More obviously, the action is punctuated by suggestive screen tests featuring Mia Kirshner's bland Dahlia, as well as flashbacks to The Man Who Laughs. Although, from a narrative point of view, these interludes are as inexplicable as Bucky's failure to be bounced from the force for rampant indiscretions, they are necessary to establish the Dahlia as the unquiet corpse of every would-be starlet whose heart was ground for dog food. The movie's own heart of darkness is a deserted movie set, complete with torture death chamber, beneath the Hollywood sign. Its piéce de résistance is a stag film featuring the Dahlia and a jailbait buddy. The cops watch this one at headquarters. Lee goes hysterical and splits; his Dahlia obsession leads, in another De Palma set piece, to his downfall. Bucky's fate is more ambiguous. Caught between branded blonde and moneyed brunette, sharing criminal secrets with both, he needs to figure out which is the witch.

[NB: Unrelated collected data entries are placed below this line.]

template <int P0, int P1, int P2, int P3>
ZK_D uint32_t qperm_u32(uint32_t v) {
  return (uint32_t)__builtin_amdgcn_mov_dpp((int)v, P0 | (P1 << 2) | (P2 << 4) | (P3 << 6), 0xf, 0xf, true);
}
template <int P0, int P1, int P2, int P3, class P>
ZK_D Fp<P> qperm(const Fp<P>& v) {
  Fp<P> r;
#pragma unroll
  for (int i = 0; i < P::N; i++) r.v[i] = qperm_u32<P0, P1, P2, P3>(v.v[i]);
  return r;
}
template <int P0, int P1, int P2, int P3, class P, bool I>
ZK_D Fp2T<P, I> qperm(const Fp2T<P, I>& v) {
  return {qperm<P0, P1, P2, P3>(v.c0), qperm<P0, P1, P2, P3>(v.c1)};
}
template <class P>
ZK_D Fp<P> qsel(bool a, const Fp<P>& x, const Fp<P>& y) {
  Fp<P> r;
// ... 76 lines not shown
  const Fp<P> ao = cswap(a);
  return (a + qsel(comp, a, ao)) * qsel(comp, ao, a - ao);
}
template <class P>
ZK_D bool s2_is_zero(const Fp<P>& a) {
  const uint32_t z = a.is_zero() ? 1u : 0u;
  return (z & qperm_u32<1, 0, 3, 2>(z)) != 0;
}
template <class P>
struct SplitAcc {
  Fp<P> c0, c1;
};
template <class P>
ZK_D SplitAcc<P> split_identity(bool comp) {
  return SplitAcc<P>{qsel(comp, Fp<P>::zero(), Fp<P>::one()), Fp<P>::zero()};
}
template <class P>
ZK_D SplitAcc<P> split_madd(const SplitAcc<P>& a, const Fp<P>& in, bool half, bool comp) {
  using F = Fp<P>;
  const uint32_t zz = s2_is_zero(a.c1) ? 1u : 0u;
  SplitAcc<P> r;
  if (qperm_u32<0, 0, 0, 0>(zz)) {
    r.c0 = in;
    r.c1 = qsel(comp, F::zero(), F::one());
    return r;
  }
  const F m1 = s2_mul(in, a.c1, comp);
  const F d = m1 - a.c0;
  const F od = hswap(d);
  const uint32_t dz = s2_is_zero(d) ? 1u : 0u;
  const bool pz = qperm_u32<0, 0, 0, 0>(dz) != 0, rz = qperm_u32<2, 2, 2, 2>(dz) != 0;
  if (pz) {
    if (!rz) return split_identity<P>(comp);
    const F u = qsel(half, in.dbl(), in);
    const F m2 = s2_sqr(u, comp);
    const F o2 = hswap(m2);
    const F m3 = s2_mul(u, qsel(half, m2, o2), comp);
    const F M = m2.dbl() + m2;
    const F m4 = s2_sqr(M, comp);
    const F X3 = m4 - m3.dbl();
    const F m5 = s2_mul(qsel(half, m3, M), qsel(half, in, m3 - X3), comp);
    const F o5 = hswap(m5);
    r.c0 = qsel(half, o5 - m5, X3);
    r.c1 = qsel(half, m3, o2);
    return r;
  }
  const F m2 = s2_sqr(d, comp);
  const F o2 = hswap(m2);
  const F m3 = s2_mul(qsel(half, od, a.c0), qsel(half, o2, m2), comp);
  const F o3 = hswap(m3);
  const F m4 = s2_mul(a.c1, qsel(half, m3, m2), comp);
  const F X3 = o2 - o3 - m3.dbl();
  const F m5 = s2_mul(qsel(half, a.c0, od), qsel(half, m3, m3 - X3), comp);
  const F o5 = hswap(m5);
  r.c0 = qsel(half, o5 - m5, X3);
  r.c1 = m4;
  return r;
}

template <class P>
ZK_D SplitAcc<P> split_dbl(const SplitAcc<P>& a, bool half, bool comp) {
  using F = Fp<P>;
  const uint32_t zz = s2_is_zero(a.c1) ? 1u : 0u;
  if (qperm_u32<0, 0, 0, 0>(zz)) return a;
  const F u = qsel(half, a.c0.dbl(), a.c0);
  const F m1 = s2_sqr(u, comp);
  const F o1 = hswap(m1);
  const F m2 = s2_mul(u, qsel(half, m1, o1), comp);
  const F M = m1.dbl() + m1;
  const F m3 = s2_mul(qsel(half, m2, M), qsel(half, a.c0, M), comp);
  const F X3 = m3 - m2.dbl();
  const F m4 = s2_mul(qsel(half, m2, M), qsel(half, a.c1, m2 - X3), comp);
  const F m5 = s2_mul(o1, a.c1, comp);
  SplitAcc<P> r;
  r.c0 = qsel(half, hswap(m4) - m3, X3);
  r.c1 = qsel(half, m4, m5);
  return r;
}

template <class P>
ZK_D Fp<P> split_inv(const Fp<P>& z, bool comp) {
  const Fp<P> sq = z * z;
  const Fp<P> ninv = (sq + cswap(sq)).inverse_fast();
  const Fp<P> r = z * ninv;
  return qsel(comp, r.neg(), r);
}
ZK_D bool quad_all(bool b) {
  uint32_t z = b ? 1u : 0u;
  z &= qperm_u32<1, 0, 3, 2>(z);
  z &= qperm_u32<2, 3, 0, 1>(z);
  return z != 0;
}
template <class P>
__device__ __noinline__ Fp<P> split_affine_add(const Fp<P>& a, bool ida, const Fp<P>& b, bool idb, bool half, bool comp,
                                               bool* idr) {
  using F = Fp<P>;
  *idr = false;
  if (ida) {
    *idr = idb;
    return b;
  }
  if (idb) return a;
  const F d = b - a;
  const uint32_t dz = s2_is_zero(d) ? 1u : 0u;
  const bool xz = qperm_u32<0, 0, 0, 0>(dz) != 0, yz = qperm_u32<2, 2, 2, 2>(dz) != 0;
  const F xa = qperm<0, 1, 0, 1>(a), ya = qperm<2, 3, 2, 3>(a);
  F lam;
  if (xz) {
    if (!yz) {
      *idr = true;
      return F::zero();
    }
    const F xx = s2_sqr(xa, comp);
    lam = s2_mul(xx.dbl() + xx, split_inv(ya.dbl(), comp), comp);
  } else {
    lam = s2_mul(qperm<2, 3, 2, 3>(d), split_inv(qperm<0, 1, 0, 1>(d), comp), comp);
  }
  const F x3 = s2_sqr(lam, comp) - xa - qperm<0, 1, 0, 1>(b);
  const F y3 = s2_mul(lam, xa - x3, comp) - ya;
  return qsel(half, y3, x3);
}

template <class P>
ZK_D void split_store_affine(const SplitAcc<P>& acc, Fp<P>* dst, bool half, bool comp) {
  using F = Fp<P>;
  const uint32_t zz = s2_is_zero(acc.c1) ? 1u : 0u;
  if (qperm_u32<0, 0, 0, 0>(zz)) {
    store_elem(dst, F::zero());
    return;
  }
  const F zi = split_inv(qperm<2, 3, 2, 3>(acc.c1), comp);
  const F zi2 = s2_sqr(s2_mul(zi, qperm<0, 1, 0, 1>(acc.c1), comp), comp);
  store_elem(dst, s2_mul(acc.c0, qsel(half, zi, zi2), comp));
}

Describing the Dahlia's tawdry vehicle, Bucky allows that it's "pretty spooky stuff." Would that were true for the entire picture. The movies have everything to do with the Dahlia's desire and the mania this imaginary creature inspires. De Palma is not, however, remaking Vertigo; although he casts himself as the Dahlia's unseen director, that obsession seems no longer his. There are moments when The Black Dahlia projects a spectral world, but its ghosts in broad daylight are elusive at best.
The original sunshine noir, prototype for The Black Dahlia and Hollywoodland (as well as such less self-reflexive thrillers as Chinatown and L.A. Confidential), is Sunset Boulevard. Made in the late afternoon of the studio system, Billy Wilder's exercise in gothic neorealism is pure magic hour, evoking the uncanny nature of motion pictures as well as the disembodied creatures that populate them.
The Decay of Fiction, Pat O'Neill's magnum opus (opening for a one-week run next Wednesday at Anthology), takes the historical phantom zone first evoked by Wilder as its subject. Literally superimposing dream on documentary, it defines sunshine noir. Special-effects whiz O'Neill uses a combination of 35mm location shooting and a digital overlay to transform the once grand, long-shuttered Ambassador Hotel into a haunted mansion. The Ambassador has enjoyed a curious afterlife as a movie set (used in Pretty Woman, Forrest Gump, and Fear and Loathing in Las Vegas, to name a few). O'Neill allows the hotel to represent itself in a state of physical deterioration.
The past feels material. Everything is time-lapse. Empty rooms are animated by creeping shadows, fluttery curtains, and the memory of guests past. Silver ghosts gather around the derelict swimming pool. The old Coconut Grove nightclub, originally furnished with papier-mâché monkeys and the fake palms from a Rudolph Valentino vehicle, is a moldering wreck populated by gangster apparitions. O'Neill coaxes the suggestion of a story out of various movie moments, bits of soundtrack, and references to the Ambassador's legendary past (including Robert Kennedy's assassination in the hotel kitchen), but The Decay of Fiction is less a narrative than a monument. In its abstract movie-ness, this 74-minute carnival of souls exudes a wistful longing to connect, not so much with Hollywood history as with the history of that history.